I have pretty good serial documentation from this period, so I should be able to pinpoint it if you list it up.


----------



## Euphman06 (Dec 7, 2014)

I've always called it a double bar roadster. Here's my 1937, badged through a Philly Sporting goods store, but CWC made as well.


----------



## THEGOLDENGREEK (Dec 7, 2014)

Euphman06 said:


> I've always called it a double bar roadster. Here's my 1937, badged through a Philly Sporting goods store, but CWC made as well.




Nice bike you have Euphman.. but your bike and my bike look to be a bit different. I notice your lower bar is attached to your head tube mine doesn't for what ever reason. Plus your trus rods go through the  front fork on yours mine dont!


----------



## jpromo (Dec 7, 2014)

THEGOLDENGREEK said:


> Nice bike you have Euphman.. but your bike and my bike look to be a bit different. I notice your lower bar is attached to your head tube mine doesn't for what ever reason. Plus your trus rods go through the  front fork on yours mine dont!
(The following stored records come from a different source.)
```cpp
struct FramePreprocess {
  const uint16_t* raw;
  float maxD;
  const float* table;
  uint16_t* filtered;
  float* metric;
  float* metric_filtered;
  const uint8_t* rgb3;
  uint8_t* rgb_keep;
};
void init_icp_model(const Pyramid& p, const float* pred_vertex, const float* pred_normal, const float* fill_vertex,
                    const float* fill_normal, const TrackState* st, float maxDepthRGB, hipStream_t s, const uint8_t* pred_image_rgba = nullptr,
                    const uint8_t* fill_image_rgba = nullptr, bool frameToFrameRGB = false, const FramePreprocess* with = nullptr,
                    bool tally = false );
void init_icp_maps(const Pyramid& p, const float* vertex4, const float* normal4, const uint8_t* image_rgba, const TrackState* st,
                   float maxDepthRGB, hipStream_t s);
void build_pyramids(const Pyramid& p, const uint16_t* depth_filtered, Intr k, float cutoff, hipStream_t s, bool with_sobel);
void build_pyramids_frame_side(const Pyramid& p, const uint16_t* depth_filtered, Intr k, float cutoff, hipStream_t s);
void build_pyramids_model_side(const Pyramid& p, hipStream_t s);
void init_rgb_sobel(const Pyramid& p, hipStream_t s);
void init_model_pair(const Pyramid& p, const float* model_vertex4, const float* model_normal4, const uint8_t* model_image_rgba,
                     const float* cur_vertex4, const float* cur_normal4, const uint8_t* cur_image_rgba, const TrackState* st, float maxDepthRGB,
                     hipStream_t s);
struct ModelMapsOp {
  int cols, rows;
  const float *pred_vertex, *pred_normal, *fill_vertex, *fill_normal;
  const uint8_t *pred_image, *fill_image;
  float R[9], t[3], maxDepthRGB;
  bool camera_frame, force_fill_image, tally;
  unsigned dense_count;
  int dense_samples;
  float* vmap[NUM_PYRS];
  float* nmap[NUM_PYRS];
  float* depth0;
  uint8_t* last0;
  const FramePreprocess* with;
  uint8_t* next0;
};
int model_maps_op(const ModelMapsOp& o, unsigned* dense_count_left, hipStream_t s);
struct SobelMaskOp {
  int cols, rows;
  const uint8_t* nextImage[NUM_PYRS];
  const float* nextDepth[NUM_PYRS];
  int16_t* dIdx[NUM_PYRS];
  int16_t* dIdy[NUM_PYRS];
  uint8_t* mask[NUM_PYRS];
  uint32_t* corres[NUM_PYRS];
};
void sobel_mask_op(const SobelMaskOp& o, hipStream_t s);
void init_first_rgb(const Pyramid& p, const uint8_t* rgb3, hipStream_t s);
struct TrackTail {
  int cur, slots;
  bool has_head, icp, rgb, rgbOnly;
  float icpWeight;
  Intr k0;
  const float* pairs;
  int ng = 0;
  bool merged_end = false;
  unsigned epoch = 0;
  float* partials = nullptr;
};
TrackTail track(Pyramid& p, TrackState* st, Intr k, const TrackParams& tp, hipStream_t s, KernelProbe* probe = nullptr,
                KernelProbe* probe_all = nullptr);
int tracker_aborted(const Pyramid& p, hipStream_t s);
void track_prepare(Pyramid& p, const TrackParams& tp, hipStream_t s);
int tracker_fallbacks(const Pyramid& p, hipStream_t s);
void persistent_chain_forget(hipStream_t s);
int tracker_small_clocks(const Pyramid& p, unsigned long long* out32, hipStream_t s);
void track_swap(Pyramid& p, const TrackParams& tp);
void track_end(TrackState* st, const TrackTail& tail, bool rgb, float weightMultiplier, double* traj, int slot, hipStream_t s,
               const unsigned* abort_word = nullptr, unsigned* abort_report = nullptr);
unsigned* tracker_abort_word(const Pyramid& p);
void pose_injected(TrackState* st, const double* T_wc16, bool save_prev, float weightMultiplier, bool with_weighting, double* traj,
                   int slot, hipStream_t s);
void log_pose(const TrackState* st, double* traj, int slot, hipStream_t s);
void pose_restored(TrackState* st, const double* q4, const double* t3, hipStream_t s);
void copy_pose(TrackState* dst, const TrackState* src, hipStream_t s);
void adopt_pose(TrackState* st, const TrackState* est, double* traj, int slot, hipStream_t s);
void sample_constraints(const float* vertex4, const uint16_t* old_time, int cols, int rows, int step, float* out4, hipStream_t s);

}
```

'35-37 had the tight bar spacing of Euphman's bike and late '37 saw the bars spread further apart to accommodate a tank. The fork on your bike doesn't appear to be original. It should be the same as Euphman's. It's a forged fork with a truss plate that attaches underneath at the fender screw. There were several forks that turn up from this time but that would be most likely for post 1937.


----------



## THEGOLDENGREEK (Dec 7, 2014)

jpromo said:


> '35-37 had the tight bar spacing of Euphman's bike and late '37 saw the bars spread further apart to accommodate a tank. The fork on your bike doesn't appear to be original. It should be the same as Euphman's. It's a forged fork with a truss plate that attaches underneath at the fender screw. There were several forks that turn up from this time but that would be most likely for post 1937.
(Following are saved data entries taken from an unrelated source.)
# maksimt/rri_nmf

Hardware: AMD Instinct MI355X
Metric: RRI sweeps/sec and achieved HBM GB/s on dense X (n x d, rank k) (higher is better)
Workload: dtype f64

## Files before the change

### include/rri_hip.h

```cpp
#ifndef RRI_HIP_H
#define RRI_HIP_H

#include <stdint.h>
#include <stddef.h>

#ifdef __cplusplus
extern "C" {
#endif

#define RRI_ABI_VERSION 1
#define RRI_GRAM_SLICES 8
#define RRI_MAX_K 1024
#define RRI_MAX_TOPN 64
#define RRI_MAX_COOC_WORDS 32

typedef struct rri_ctx rri_ctx;
typedef struct rri_comm rri_comm;
#define RRI_COMM_ID_BYTES 128

typedef int32_t rri_status;
enum {
    RRI_OK = 0,
    RRI_PAUSED = 1,
    RRI_ERR_INVALID = -1,
// ... 83 lines not shown
rri_status rri_rank_entries(rri_ctx* ctx, const int64_t* rows, int64_t count,
                            const int64_t* tgt_indptr, const int32_t* tgt_indices,
                            const int64_t* excl_indptr, const int32_t* excl_indices,
                            double clip_lo, double clip_hi,
                            int32_t* rank_out, double* val_out, int32_t* eligible_out);
rri_status rri_cooccurrence_counts(rri_ctx* ctx, const int64_t* indptr, const int32_t* indices,
                                   int64_t n_rows, int64_t n_cols,
                                   const int32_t* words, int32_t n_groups, int32_t group_size,
                                   int64_t* df_out, int64_t* codf_out);
rri_status rri_entries_loglik(rri_ctx* ctx, const int64_t* rows, int64_t count,
                              const int64_t* indptr, const int32_t* indices, const double* values,
                              double floor, double* ll_out, double* mass_out, int64_t* floored_out);
enum { RRI_I32 = 8, RRI_I64 = 9 };
#define RRI_CORPUS_INFO_FIELDS 10
typedef struct rri_corpus rri_corpus;
rri_status rri_corpus_create(rri_ctx* ctx, rri_corpus** out, int64_t n_rows, int64_t n_cols, int64_t nnz_stored,
                             const void* indptr, int32_t indptr_dtype, const void* indices, int32_t indices_dtype,
                             const void* values, int32_t values_dtype, int32_t on_device);
rri_status rri_corpus_destroy(rri_corpus* corpus);
rri_status rri_corpus_info(const rri_corpus* corpus, int64_t* out, int32_t n, double* ingest_ms);
rri_status rri_corpus_get(rri_ctx* ctx, const rri_corpus* corpus, int64_t* indptr_out, int32_t* indices_out, double* values_out);
rri_status rri_corpus_memory(int64_t* corpora, int64_t* bytes);
rri_status rri_corpus_cooccurrence_counts(rri_ctx* ctx, const rri_corpus* corpus, const int32_t* words, int32_t n_groups,
                                          int32_t group_size, int64_t* df_out, int64_t* codf_out);
rri_status rri_corpus_entries_loglik(rri_ctx* ctx, const rri_corpus* corpus, const int64_t* rows, double floor,
                                     double* ll_out, double* mass_out, int64_t* floored_out);
#define RRI_SPARSE_STORE_INFO_FIELDS 10
rri_status rri_upload_X_corpus(rri_ctx* ctx, const rri_corpus* corpus);
rri_status rri_sparse_store_get(rri_ctx* ctx, int32_t which, int64_t* info, int32_t n_info, int64_t* segptr, uint16_t* idx,
                                int32_t* perm, void* val, int32_t* work);
rri_status rri_snapshot(rri_ctx* ctx);
rri_status rri_rollback(rri_ctx* ctx);

rri_status rri_X_times(rri_ctx* ctx, const double* B, int32_t m, double* out);
rri_status rri_Xt_times(rri_ctx* ctx, const double* Q, int32_t m, double* out);
rri_status rri_range_finder(rri_ctx* ctx, const double* Q0, int32_t m, int32_t n_iter, int32_t transpose, double* Q_out,
                            double* B_out);
rri_status rri_sparse_range_finder(rri_ctx* ctx, const double* Q0, int32_t m, int32_t n_iter, int32_t transpose, double* Q_out,
                                   double* B_out);

rri_status rri_column_positive_counts(rri_ctx* ctx, double* df_out);
rri_status rri_scale_X(rri_ctx* ctx, const double* col_scale, int32_t normalize_rows);
rri_status rri_set_X_scales(rri_ctx* ctx, const double* row_scale, const double* col_scale);
rri_status rri_get_X_scales(rri_ctx* ctx, double* row_out, double* col_out);
rri_status rri_csr_column_positive_counts(rri_ctx* ctx, double* df_out);
rri_status rri_csr_scale_X(rri_ctx* ctx, const double* col_scale, int32_t normalize_rows, int64_t* zero_rows_out);
rri_status rri_set_uniform_rows(rri_ctx* ctx, const int32_t* rows, int64_t count, double value);
rri_status rri_get_uniform_rows(rri_ctx* ctx, int32_t* rows_out, int64_t capacity, int64_t* count_out, double* value_out);
rri_status rri_csr_scale_X_uniform(rri_ctx* ctx, const double* col_scale, int32_t normalize_rows, int64_t* uniform_rows_out);
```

Oh ok i got you with what your saying.... but the fork on my bike is original for sure jason it is the same color and has the same patina to go along with the bicycle. Unless there was a bracket that might have went under the front fender and its missing i have no clue on that.


----------



## marius.suiram (Dec 7, 2014)

I was making researches about Morrow eclipse hubs, I found this site.
Maybe it helps

http://www.strandcruisers.com/morrow/morrow_hub_dating.htm


----------



## Freqman1 (Dec 8, 2014)

THEGOLDENGREEK said:


> Oh ok i got you with what your saying.... but the fork on my bike is original for sure jason it is the same color and has the same patina to go along with the bicycle. Unless there was a bracket that might have went under the front fender and its missing i have no clue on that.
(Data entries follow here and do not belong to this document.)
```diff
 template <int RPT, int K>
 #ifndef QP_NI_UPDOWN
@@ -1045,6 +1116,9 @@
   qp_gdouble *dummy = Wst + (size_t)QPG_KWST * n;
   qp_gdouble *Tab = dummy + QPG_DUMMY + QPG_HSTASH;
   const int npass = MP ? (n + PROWS - 1) / PROWS : 1;
+  static_assert(sizeof(OrderLds) <= sizeof(UpdownLdsT), "the ordering scratch fits where the sweep's LDS block will be");
+  if (rk0 == 0 && pre_jmin < 0 && nr_all > ((K < 16) ? K : 16) && nr_all <= QP_ORDER_MAX && pivmode != QP_PIV_SEQ)
+    qp_order_ranks<(K < 16) ? K : 16>(Atp_, Ati_, n, cols_, n_up, cols_dn_, n_dn, lds);
   for (int r0 = rk0; r0 < rk1; r0 += K) {
     const int kk = (rk1 - r0 < K) ? (rk1 - r0) : K;
     const bool fuse = fuse_any && (r0 + K >= nr_all);
```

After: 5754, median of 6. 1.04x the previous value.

I sure wish Phil was still on the site! I had a '39 with that fork and my '41 has the same fork. My '39 was an original paint bike so I know it was right. I think thi sfork may have been used for bikes that either didn't come with a headlight or it was a fender mounted front loader. V/r Shawn


----------



## jpromo (Dec 8, 2014)

Freqman1 said:


> I sure wish Phil was still on the site! I had a '39 with that fork and my '41 has the same fork. My '39 was an original paint bike so I know it was right. I think thi sfork may have been used for bikes that either didn't come with a headlight or it was a fender mounted front loader. V/r Shawn




Yeah, I was doubting my statement once looking around more. I'd just never seen this fork on a CWC DBR; they always seem to be the forged with plate bracket or the swan fork. It's probably the same one as the '38 Zeps would have had, with the offset lights, so you may be on to something there.


----------



## pedal_junky (Dec 8, 2014)

Here's my '38 Wards Hawthorne purchased from original owners family. It also has the same fork in question. And a shot to the front fender showing no holes for a light.


----------



## THEGOLDENGREEK (Dec 8, 2014)

Very cool pedal junky we do have the same bicycle whats your headbadge look like? Jason i posted up brand new pics and of the hun and the stencil work on the front fork!!


----------



## pedal_junky (Dec 8, 2014)

THEGOLDENGREEK said:


> Very cool pedal junky we do have the same bicycle whats your headbadge look like? Jason i posted up brand new pics and of the hun and the stencil work on the front fork!!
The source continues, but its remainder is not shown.